Niektórzy straszą siebie lub innych Bogiem, przedstawiając Go jako kogoś niebezpiecznego. To jest straszne zjawisko!
[Mt 8, 28-34]
Gdy Jezus przybył na drugi brzeg do kraju Gadareńczyków, wyszli Mu naprzeciw z grobowców dwaj opętani, tak bardzo niebezpieczni, że nikt nie mógł przejść tamtą drogą. Zaczęli krzyczeć: «Czego chcesz od nas, Jezusie, Synu Boży? Przyszedłeś tu przed czasem dręczyć nas?»
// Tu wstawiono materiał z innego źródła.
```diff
 template <typename T>
-static void launch_temporal_mfma(const void* qkv, int64_t ldqkv, void* out, int64_t ldo, int B, int F, int HW, int heads, int d, float scale,
-                                 hipStream_t st) {
-  const int nfb = F <= 16 ? 1 : 2, C = heads * d;
-  const int64_t items = (int64_t)B * HW * heads;
-  const int wave_lds = 16 * nfb * d * 2 + 64;
-  int64_t gx = (items + TAM_WAVES - 1) / TAM_WAVES;
-  if (gx > 256 * 8) gx = 256 * 8;
-  const float c_exp = scale * 1.4426950408889634f;
-  if (nfb == 1)
-    temporal_attention_mfma_kernel<T, 1><<<(unsigned)gx, 64 * TAM_WAVES, TAM_WAVES * wave_lds, st>>>((const T*)qkv, ldqkv, (T*)out, ldo, F, HW, C, d, heads, c_exp,
-                                                                                                       items, wave_lds);
-  else
-    temporal_attention_mfma_kernel<T, 2><<<(unsigned)gx, 64 * TAM_WAVES, TAM_WAVES * wave_lds, st>>>((const T*)qkv, ldqkv, (T*)out, ldo, F, HW, C, d, heads, c_exp,
-                                                                                                       items, wave_lds);
+static hipError_t launch_temporal_mfma(const void* qkv, int64_t ldqkv, void* out, int64_t ldo, int B, int F, int HW, int heads, int d, float scale,
+                                       hipStream_t st) {
+  const int nfb = F <= 16 ? 1 : 2, ks = (d + 31) / 32;
+  const tam_args a = {qkv, ldqkv, out, ldo, F, HW, heads * d, d, heads, scale * 1.4426950408889634f, (int64_t)B * HW * heads, tam_image_bytes(nfb, d), st};
+#define TAM_KS(KS) (nfb == 1 ? launch_temporal_mfma_as<T, 1, KS>(a) : launch_temporal_mfma_as<T, 2, KS>(a))
+  switch (ks) {
+    case 1: return TAM_KS(1);
+    case 2: return TAM_KS(2);
+    case 3: return TAM_KS(3);
+    case 5: return TAM_KS(5);
+    default: return TAM_KS(0);
+  }
+#undef TAM_KS
 }
 
 extern "C" int emo_temporal_attention(const void* qkv, int64_t ldqkv, void* out, int64_t ldo, int B, int F, int HW, int heads, int d,
@@ -273,9 +341,10 @@
   EMO_CHECK(d % V == 0 && ldqkv % V == 0 && ldo % V == 0, EMO_ERR_BAD_SHAPE, "emo_temporal_attention: d=%d must be a multiple of %d", d, V);
   const int C = heads * d;
   EMO_CHECK(ldqkv >= 3 * C && ldo >= C, EMO_ERR_BAD_SHAPE, "emo_temporal_attention: leading dims");
-  if (dtype != EMO_F32 && d % 8 == 0 && d <= 256 && TAM_WAVES * (16 * (F <= 16 ? 1 : 2) * d * 2 + 64) <= 64 * 1024) {
-    if (dtype == EMO_BF16) launch_temporal_mfma<bf16_t>(qkv, ldqkv, out, ldo, B, F, HW, heads, d, scale, as_stream(stream));
-    else launch_temporal_mfma<f16_t>(qkv, ldqkv, out, ldo, B, F, HW, heads, d, scale, as_stream(stream));
+  if (dtype != EMO_F32 && d % 8 == 0 && d <= 256 && TAM_WAVES_MIN * (16 * (F <= 16 ? 1 : 2) * d * 2 + 64) <= 64 * 1024) {
+    const hipError_t e = dtype == EMO_BF16 ? launch_temporal_mfma<bf16_t>(qkv, ldqkv, out, ldo, B, F, HW, heads, d, scale, as_stream(stream))
+                                           : launch_temporal_mfma<f16_t>(qkv, ldqkv, out, ldo, B, F, HW, heads, d, scale, as_stream(stream));
+    if (e != hipSuccess) return emo_fail(EMO_ERR_HIP, "emo_temporal_attention: occupancy query: %s", hipGetErrorString(e));
     EMO_LAUNCH_CHECK();
     return EMO_OK;
   }
```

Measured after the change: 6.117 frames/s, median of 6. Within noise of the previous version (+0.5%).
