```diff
+__host__ __device__ inline bool wino_stage_pixel(const WinoStageGeom &g, const WinoStageBlock &b, const WinoStageEntry &en, int a,
+                                                 int par, int &bi, int &y, int &x) {
+    const int trow = b.ty0 + en.rho, di = ws_div(trow, g.TH, g.rcp_th);
+    bi = b.bi0 + di;
+    y = 2 * (trow - di * g.TH) - 1 + a;
+    x = 2 * en.c - 1 + par;
+    return en.used && ((long long)b.row0 + en.rho) * g.TW < g.T && y >= 0 && y < g.H && x >= 0 && x < g.W;
+}
+
+struct WinoStageTile {
+    int hi, swz_lo, swz_hi;
+};
+__host__ __device__ inline WinoStageTile wino_stage_tile(const WinoStageGeom &g, const WinoStageBlock &b, int lt) {
+    const int rho = ws_div(lt + b.off, g.TW, g.rcp_tw);
+    WinoStageTile t;
+    t.swz_lo = (lt >> 2) & 1;
+    t.swz_hi = ((lt + 1) >> 2) & 1;
+    t.hi = lt + 1 == wino_stage_run_end(g, b, rho) ? WS_TILES + wino_stage_tail(g, b, rho) : lt + 1;
+    return t;
+}
+
+__host__ __device__ inline int wino_stage_unit(int e, int q, int swz) { return (e >> 4) * 64 + (e & 15) * 2 + (q ^ swz); }
+__host__ __device__ inline int wino_stage_piece_block(int wave, int i) { return 2 * i + (wave & 1); }
+__host__ __device__ inline int wino_stage_lane_entry(int block, int lane) { return WS_BLOCK_ENTRIES * block + ((lane >> 1) & 15); }
+__host__ __device__ inline int wino_stage_lane_parity(int lane) { return lane >> 5; }
diff --git a/instance-segmentation-road-project_amd/masklab_hip/_lib.py b/instance-segmentation-road-project_amd/masklab_hip/_lib.py
--- a/instance-segmentation-road-project_amd/masklab_hip/_lib.py
+++ b/instance-segmentation-road-project_amd/masklab_hip/_lib.py
@@ -104,6 +104,7 @@
 SE_MAX_PROBLEMS = 8
 RESAMPLE_MAX_LEVELS = 8
 DECONV_OUT_MAX_PROBLEMS = 4
+WINO_STAGE_MAP_LEN = 8 + 2048 + 4 * 64
 _i32, _i64, _f32, _f64, _vp = C.c_int32, C.c_int64, C.c_float, C.c_double, C.c_void_p
 
 SIGNATURES = {
@@ -118,6 +119,7 @@
     "ml_conv2d_launch_splits": (C.c_int, [C.POINTER(ConvDesc), _i32, _i64, C.POINTER(C.c_int32)]),
     "ml_conv2d_wino_eligible": (C.c_int, [C.POINTER(ConvDesc)]),
     "ml_conv2d_wino_narrow": (C.c_int, [C.POINTER(ConvDesc)]),
+    "ml_wino_stage_map": (C.c_int, [C.POINTER(ConvDesc), _i32, C.POINTER(C.c_int64)]),
     "ml_conv2d_gn_min_launch_tiles": (_i64, []),
     "ml_conv2d_workspace_bytes": (_i64, []),
     "ml_conv2d_multi_f32": (C.c_int, [C.POINTER(ConvDesc), _i32, _vp, _i64, _vp]),
```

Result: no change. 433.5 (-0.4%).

A opodal nich pasła się duża trzoda świń. Złe duchy zaczęły Go prosić: «Jeżeli nas wyrzucasz, to poślij nas w tę trzodę świń». Rzekł do nich: «Idźcie!» Wyszły więc i weszły w świnie. I naraz cała trzoda ruszyła pędem po urwistym zboczu do jeziora i zginęła w wodach.
Pasterze zaś uciekli i przyszedłszy do miasta, rozpowiedzieli wszystko, a także zdarzenie z opętanymi. Wtedy całe miasto wyszło na spotkanie Jezusa; a gdy Go ujrzeli, prosili, żeby opuścił ich granice.
Komentarz do Ewangelii [Mieczysław Łusiak SJ]:
To nie jest naturalne, gdy człowiek staje się niebezpieczny. Stajemy się niebezpieczni pod wpływem złego ducha. Naturą miłości (i człowieka) jest bowiem dawać bezpieczeństwo, nawet człowiekowi czyniącemu zło, bo jeśli kogoś siłą powstrzymujemy przed czynieniem zła, to obiektywnie nie jesteśmy zagrożeniem dla człowieka, tylko dla zła.
W tym kontekście warto wspomnieć, że niektórzy straszą siebie lub innych (często niestety także dzieci) Bogiem, przedstawiając Go jako kogoś niebezpiecznego. To jest straszne zjawisko! Brońmy się przed tym, bo Bóg chce nas ocalić, a nie zabić. Zabić chce zły duch, co Jezus jasno nam pokazał pozwalając złym duchom wejść w świnie, które potem zginęły w wodach jeziora.